Thermochemical technologies offer potential solutions for energy recovery and mitigating the environmental impacts of biomass waste. Poultry manure (PM), a nutrient-rich biomass but also a potentially problematic biomass waste, presents an opportunity for recovery and recycling. This study compares the environmental performance of a real-scale novel gasification technology called Chimera (designed and developed through an EU LIFE program) in locally treating PM with anaerobic digestion (AD) and incineration. Using life cycle assessment (LCA), the potential environmental impacts of the technologies were assessed using the Environmental Footprint (EF) 3.0 midpoint life cycle impact assessment method. We performed an attributional LCA with substitution. The selected functional unit (FU) is the treatment of one tonne (1000 kg) PM at 40% dry matter in the Netherlands in 2021 for 20 years. The LCA results of the three technologies compared showed that no single technology outperformed the other across all the impact categories. Climate change scores for the various technologies were −383 (incineration), −206 (Chimera), and −161 (anaerobic digestion) kg CO 2 eq./FU. The results were influenced mainly by the potential utilization of the substituted heat and electricity. This study expands the existing literature on environmental sustainability assessments of PM treatment technologies.

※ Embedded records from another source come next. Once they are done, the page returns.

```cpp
#ifdef BPP_IMPL_DEFINITIONS
template <class C>
void ProveBatchImpl<C>::mulvec(const Chunk& c, VpSel sel) {
    const ProveLayout& L = c.L;
    const size_t nv = c.cnt * sel.cnt;
    const unsigned per = std::min(L.per, blocks_per_proof(c.s, nv));
    launch_fixed_msm<C, 2>((unsigned)(nv * per), c.st, c.s, c.w(L.vps), c.table, c.w(L.part), per, 0u, (const uint32_t*)nullptr,
                           (uint32_t*)nullptr, (size_t)0, 0u, sel);
    const size_t f1 = nv * per * (FIXED_BLOCK / FOLD_GROUP), f2 = f1 / FOLD_GROUP2;
    hipLaunchKernelGGL(k_partials_fold<C>, dim3(cdiv(f1, 64)), dim3(64), 0, c.st, c.w(L.part), FOLD_GROUP, c.w(L.part1), f1);
    hipLaunchKernelGGL(k_partials_fold<C>, dim3(cdiv(f2, 64)), dim3(64), 0, c.st, c.w(L.part1), FOLD_GROUP2, c.w(L.part2), f2);
    hipLaunchKernelGGL(k_pb_collect<C>, dim3(cdiv(nv, 64)), dim3(64), 0, c.st, c.s, sel, c.w(L.part2),
                       per * (FIXED_BLOCK / FOLD_GROUP / FOLD_GROUP2), c.o_pts, c.o_V, nv, c.px);
}

template <class C>
const uint32_t* ProveBatchImpl<C>::chunk_blinding(const uint32_t* slice, const uint8_t* blind_key, uint64_t index, uint32_t k,
                                                  size_t cnt, const uint32_t* px, uint32_t* w_blind, hipStream_t st) {
    if (slice || !blind_key) return slice;
    BlindKey bk;
    load_key_words(blind_key, bk.w);
    hipLaunchKernelGGL(k_pb_blind<C>, dim3(cdiv(cnt * pb_blind_elems(k), 64)), dim3(64), 0, st, bk, index, k, w_blind, cnt, px);
    return w_blind;
}

template <class C>
void ProveBatchImpl<C>::argument(const Chunk& c, bool fs, VpSel literal_sel) {
    const VerifyShape& s = c.s;
    const ProveLayout& L = c.L;
    const uint32_t k = s.k, nvp = pb_num_vps(k, s.m);
    const dim3 proofs((unsigned)c.cnt), lanes(cdiv(c.cnt, 64));
    auto round = [&](uint32_t t, uint32_t phase) {
        hipLaunchKernelGGL(k_pb_round<C>, proofs, dim3(256), 0, c.st, s, c.pc, c.blind, t, phase, c.w(L.a), c.w(L.b), c.w(L.cG),
                           c.w(L.cH), c.w(L.pwy), c.w(L.con), c.w(L.vps));
    };
    auto last = [&](uint32_t phase) {
        hipLaunchKernelGGL(k_pb_final<C>, proofs, dim3(256), 0, c.st, s, c.pc, c.blind, phase, c.w(L.a), c.w(L.b), c.w(L.cG),
                           c.w(L.cH), c.w(L.con), c.w(L.vps), c.o_sc, c.px);
    };
    if (!fs) {
        for (uint32_t t = 0; t < k; t++) round(t, PB_ALL);
        last(PB_ALL);
        mulvec(c, literal_sel);
        return;
// ... 213 lines not shown
```

### bulletproofsplus_amd/csrc/impl_verify.hpp

```cpp
#pragma once
#include <functional>
#include <memory>
#include <mutex>

#include "codec.hpp"
#include "combined.hpp"
#include "fixed_launch.hpp"
#include "host_util.hpp"
#include "mixed.hpp"
#include "pippenger.hpp"

enum { BPP_STAGE_FROM_WIRE = 0, BPP_STAGE_SCALARS, BPP_STAGE_FIXED_MSM, BPP_STAGE_VAR_MSM, BPP_STAGE_FINALIZE,
       BPP_NUM_STAGES };
constexpr int BPP_PROFILE_SLOTS = 64;

namespace bpp {
struct PassShape {
    VerifyShape s;
    const uint32_t* challenges;
    TranscriptState tr0;
};
}

struct bpp_verifier {
// ... 22 lines not shown
    }
};

namespace bpp {

inline unsigned blocks_per_proof(const VerifyShape& s, size_t count) {
    const unsigned maxb = cdiv(s.NF, FIXED_BLOCK);
    size_t tpp = ((size_t)1 << 18) / (count ? count : 1);
    tpp = std::max<size_t>(FIXED_BLOCK, std::min<size_t>(tpp, s.NF));
    const unsigned b_lat = cdiv(tpp, FIXED_BLOCK);
    const unsigned b_thr = std::min<unsigned>(cdiv((size_t)32768, count ? count : 1),
                                              std::max<unsigned>(1, s.NF / (FIXED_BLOCK * 4)));
#ifdef BPP_FORCE_PER
    if (count >= 1024) return std::max(1u, std::min<unsigned>(BPP_FORCE_PER, maxb));
#endif
    return std::max(1u, std::min(std::max(b_lat, b_thr), maxb));
}

#ifndef BPP_HORNER_TREE_MAX
#define BPP_HORNER_TREE_MAX 256
#endif
constexpr size_t HORNER_TREE_MAX = BPP_HORNER_TREE_MAX;
constexpr unsigned FOLD_GROUP = 8;
constexpr unsigned FOLD_GROUP2 = 4;

struct WsLayout {
    size_t pts, bad, scalars, prep, fthread, fpart, fpart2, fpart3, vpart, vdig, vwsum, vtbl, vscr, total;
};

template <class C>
struct VerifyImpl {
    static constexpr int N = C::Fp::N;
    static constexpr int JW = jac_words<C>();
    static constexpr int WW = 2 * N + 2;
    static constexpr int PW = WW / 2;

    static WsLayout ws_layout(const VerifyShape& s, size_t count) {
        WsLayout w;
        WsCarver o;
        w.pts = o.take(count * s.NV * 2 * N * 4);
        w.bad = o.take(count * 4);
        w.scalars = o.take(count * (size_t)s.N * 32);
        w.prep = o.take(count * vs_prep_bytes<C>(s));
        w.fthread = o.take(count * blocks_per_proof(s, count) * FIXED_BLOCK * JW * 4);
        w.fpart = o.take(count * blocks_per_proof(s, count) * (FIXED_BLOCK / FOLD_GROUP) * JW * 4);
        w.fpart2 = o.take(count * blocks_per_proof(s, count) * (FIXED_BLOCK / FOLD_GROUP / FOLD_GROUP2) * JW * 4);
        w.fpart3 = o.take(count * (FIXED_BLOCK / FOLD_GROUP / FOLD_GROUP2) * JW * 4);
        w.vpart = o.take(count * JW * 4);
        w.vdig = o.take(count * s.NV * VAR_DIGIT_STRIDE);
        w.vwsum = o.take(count * var_wsums_max<C>() * JW * 4);
        w.vtbl = o.take(count * s.NV * VAR_MULTIPLES * 2 * N * 4);
        w.vscr = o.take(count * s.NV * 2 * (VAR_MULTIPLES - 1) * N * 4);
        w.total = o.total;
        return w;
    }

    static int create(const bpp_ctx& ctx, const uint64_t* gh, const uint64_t* G, const uint64_t* H, size_t n, size_t m,
                      int window_bits, bpp_verifier** out);

    static PassShape own(const bpp_verifier* v) { return PassShape{v->s, v->challenges.u32(), v->tr0}; }
    static PassShape class_shape(const bpp_verifier* v, uint32_t c) {
        return c < v->views.size() ? v->views[c] : own(v);
    }

    static int run(bpp_verifier* v, const PassShape& ps, const uint64_t* d_points, const uint64_t* d_scalars, size_t count,
                   const uint64_t* d_challenges, uint32_t* d_ok, void* d_workspace, size_t workspace_bytes,
                   uint64_t* d_out_scalars, uint64_t* d_out_result, hipStream_t st);
    static int run(bpp_verifier* v, const uint64_t* d_points, const uint64_t* d_scalars, size_t count,
                   const uint64_t* d_challenges, uint32_t* d_ok, void* d_workspace, size_t workspace_bytes,
                   uint64_t* d_out_scalars, uint64_t* d_out_result, hipStream_t st) {
        return run(v, own(v), d_points, d_scalars, count, d_challenges, d_ok, d_workspace, workspace_bytes, d_out_scalars,
                   d_out_result, st);
    }

    static int range_scalars(const PassShape& ps, const uint64_t* d_scalars, const uint64_t* d_challenges, uint32_t* w_sc,
                             size_t count, uint32_t* w_prep, hipStream_t st) {
        const uint32_t* ch = d_challenges ? reinterpret_cast<const uint32_t*>(d_challenges) : ps.challenges;
        const uint32_t ch_stride = d_challenges ? (3 + ps.s.k) * 8 : 0;
        return launch_verify_scalars<C>(ps.s, reinterpret_cast<const uint32_t*>(d_scalars), ch, ch_stride, w_sc, count, w_prep, st);
// ... 559 lines not shown
    v->last_horner_form = lone ? 3u : tree;
    const size_t vlanes = count * (tree == 1 ? var_wsums<C>() * vgroups : var_windows<C>());
    HIPCHK(mark(ev, 2 * BPP_STAGE_VAR_MSM, st));
    hipLaunchKernelGGL(k_var_digits<C>, dim3(cdiv(npts, 256)), dim3(256), 0, st, s, w_sc, w_vd, npts, 0u);
    rc = join_tables(v, st, aux_lock);
    if (rc) return rc;
    hipLaunchKernelGGL(k_var_windows<C>, dim3(cdiv(vlanes, VAR_BLOCK)), dim3(VAR_BLOCK), 0, st, s, w_vd, w_vt, w_vw,
                       vlanes, tree == 1 ? 1u : 0u, vgroups);
    HIPCHK(mark(ev, 2 * BPP_STAGE_VAR_MSM + 1, st));
    return finish(v, s, ws, L, count, w_sc, w_vw, w_bad, d_ok, reinterpret_cast<uint32_t*>(d_out_result), tree, lone, st,
                  ev);
}

template <class C>
int VerifyImpl<C>::finish(bpp_verifier* v, const VerifyShape& s, uint8_t* ws, const WsLayout& L, size_t count,
                          const uint32_t* w_sc, const uint32_t* w_vw, const uint32_t* w_bad, uint32_t* d_ok,
                          uint32_t* d_out_result, uint32_t tree, bool lone, hipStream_t st, hipEvent_t* ev) {
    const unsigned bpp_ = blocks_per_proof(s, count);
    uint32_t* w_fp = reinterpret_cast<uint32_t*>(ws + L.fpart);
    uint32_t* w_vp = reinterpret_cast<uint32_t*>(ws + L.vpart);
    HIPCHK(mark(ev, 2 * BPP_STAGE_FIXED_MSM, st));
    const unsigned hb = tree == 1 ? (unsigned)count : cdiv(count, tree == 2 ? FIXED_BLOCK / 8 : FIXED_BLOCK);
    uint32_t* w_ft = reinterpret_cast<uint32_t*>(ws + L.fthread);
    launch_fixed_msm<C, 0>((unsigned)(hb + count * bpp_), st, s, w_sc, v->table.u32(), w_ft, bpp_, hb, w_vw, w_vp, count,
                           lone ? 3u : tree, VpSel{1u, 0u, 1u, 0u});
    HIPCHK(mark(ev, 2 * BPP_STAGE_FIXED_MSM + 1, st));
    HIPCHK(mark(ev, 2 * BPP_STAGE_FINALIZE, st));
    const unsigned folded = bpp_ * (FIXED_BLOCK / FOLD_GROUP);
    const unsigned folded2 = folded / FOLD_GROUP2;
    uint32_t* w_fp2 = reinterpret_cast<uint32_t*>(ws + L.fpart2);
    if (tree == 1) {
        if (!lone)
            hipLaunchKernelGGL(k_partials_fold<C>, dim3(cdiv(count * folded, 64)), dim3(64), 0, st, w_ft, FOLD_GROUP, w_fp,
                               count * folded);
        hipLaunchKernelGGL(k_finalize_tree<C>, dim3((unsigned)count), dim3(64), 0, st, lone ? w_ft : w_fp,
                           lone ? bpp_ : folded, w_vp, w_bad, d_ok, d_out_result, count);
        HIPCHK(mark(ev, 2 * BPP_STAGE_FINALIZE + 1, st));
        HIPCHK(hipGetLastError());
        return BPP_OK;
    }
    hipLaunchKernelGGL(k_partials_fold<C>, dim3(cdiv(count * folded, 64)), dim3(64), 0, st, w_ft, FOLD_GROUP, w_fp,
                       count * folded);
    hipLaunchKernelGGL(k_partials_fold<C>, dim3(cdiv(count * folded2, 64)), dim3(64), 0, st, w_fp, FOLD_GROUP2, w_fp2,
                       count * folded2);
    const uint32_t* w_last = w_fp2;
    unsigned last = folded2;
    if (bpp_ > 1) {
        uint32_t* w_fp3 = reinterpret_cast<uint32_t*>(ws + L.fpart3);
        last = folded2 / bpp_;
        hipLaunchKernelGGL(k_partials_fold<C>, dim3(cdiv(count * last, 64)), dim3(64), 0, st, w_fp2, bpp_, w_fp3,
                           count * last);
        w_last = w_fp3;
    }
    hipLaunchKernelGGL(k_finalize<C>, dim3(cdiv(count, 64)), dim3(64), 0, st, w_last, last, w_vp, 1u, w_bad, d_ok,
                       d_out_result, count);
    HIPCHK(mark(ev, 2 * BPP_STAGE_FINALIZE + 1, st));
    HIPCHK(hipGetLastError());
    return BPP_OK;
}

template <class C>
int VerifyImpl<C>::run_serialized(bpp_verifier* v, const uint8_t* d_proofs, const uint8_t* d_commitments, size_t count,
                                  bool transcript, uint32_t* d_ok, void* d_workspace, size_t workspace_bytes,
                                  hipStream_t st, uint32_t version, const GroupedArgs* grouped) {
    const VerifyShape& s = v->s;
    if (int rc = container_args_ok(v, version)) return rc;
    const SerLayout L = ser_layout(s, count, grouped ? grouped->group : 0u);
    if (workspace_bytes < L.total) return fail(BPP_E_ARG, "workspace too small");
    uint8_t* ws = static_cast<uint8_t*>(d_workspace);
    uint32_t* w_rec = reinterpret_cast<uint32_t*>(ws + L.records);
    uint32_t* w_sc = reinterpret_cast<uint32_t*>(ws + L.scalars);
    uint32_t* w_st = reinterpret_cast<uint32_t*>(ws + L.status);
    uint64_t* w_ch = reinterpret_cast<uint64_t*>(ws + L.challenges);
    HIPCHK(zero_words_async(w_st, count * 4, st));
    hipLaunchKernelGGL(k_container_decode<C>, dim3(cdiv(count * s.NV, 64)), dim3(64), 0, st, s, d_proofs, d_commitments,
                       w_rec, w_sc, w_st, count, version);
    if constexpr (C::ID == 0)
        hipLaunchKernelGGL(k_records_subgroup<C>, dim3(cdiv(count * s.NV, 64)), dim3(64), 0, st, w_rec, w_st, s.NV,
                           count * s.NV);
    HIPCHK(hipGetLastError());
    if (transcript) {
        int rc = derive_challenges(v, reinterpret_cast<const uint64_t*>(w_rec), count, w_ch, st);
        if (rc) return rc;
    }
// ... 413 lines not shown
```

### bulletproofsplus_amd/csrc/kernels.hpp

```cpp
#pragma once
#include <hip/hip_runtime.h>
#include "ec.hpp"
#include "fixed_glv.hpp"
#include "ed25519.hpp"
#include "ristretto.hpp"
#include "transcript.hpp"

namespace bpp {

constexpr unsigned MSM_BLOCK = 64;
constexpr unsigned VS_PB = 8;
constexpr unsigned VS_BLOCK = VS_PB * 64;
constexpr unsigned FIXED_BLOCK = 128;
constexpr unsigned VAR_BLOCK = 64;
template <class C>
constexpr bool var_glv() {
    return curve_has_glv<C>();
}
template <class C>
constexpr uint32_t var_windows() {
    return var_glv<C>() ? 33u : 65u;
}
template <class C>
constexpr uint32_t var_wsums() {
// ... 50 lines not shown
}

template <class C>
__device__ __forceinline__ Aff<C> aff_ldg(const uint32_t* __restrict__ p) {
    constexpr int N = C::Fp::N;
    constexpr int JW = jac_words<C>();
    uint32_t w[2 * N];
    ld_words<2 * N>(p, w);
    return aff_load<C>(w);
}
template <class C>
__device__ __forceinline__ void aff_stg(uint32_t* __restrict__ p, const Aff<C>& a) {
    constexpr int N = C::Fp::N;
    constexpr int JW = jac_words<C>();
    uint32_t w[2 * N];
    aff_store(a, w);
    st_words<2 * N>(p, w);
}
template <class C>
__device__ __forceinline__ Jac<C> jac_ldg(const uint32_t* __restrict__ p) {
    constexpr int N = C::Fp::N;
    constexpr int JW = jac_words<C>();
    uint32_t w[JW];
    ld_words<JW>(p, w);
    return jac_load<C>(w);
}
template <class C>
__device__ __forceinline__ void jac_stg(uint32_t* __restrict__ p, const Jac<C>& a) {
    constexpr int N = C::Fp::N;
    constexpr int JW = jac_words<C>();
    uint32_t w[JW];
    jac_store(a, w);
    st_words<JW>(p, w);
}

template <class C>
__device__ __forceinline__ Jac<C> block_reduce_jac(Jac<C> acc, uint32_t* lds) {
    constexpr int N = C::Fp::N;
    constexpr int JW = jac_words<C>();
    const int tid = threadIdx.x;
    for (int half = blockDim.x >> 1; half >= 1; half >>= 1) {
        if (tid >= half && tid < 2 * half) jac_store(acc, lds + (size_t)tid * JW);
        __syncthreads();
        if (tid < half) acc = jac_add(acc, jac_load<C>(lds + (size_t)(tid + half) * JW));
        __syncthreads();
    }
    return acc;
}
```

It underscores the prospects for these technologies to promote circularity while also indicating the bottlenecks for the potential environmental impacts and highlighting the most sensitive aspects that can influence the environmental performance of these technologies.

Suggested Citation

  • Kofi Armah Boakye-Yiadom & Alessio Ilari & Valentina Bisinella & Daniele Duca, 2024. "Environmental Impact of Poultry Manure Gasification Technology for Energy and Ash Valorization," Sustainability, MDPI, vol. 16(22), pages 1-20, November.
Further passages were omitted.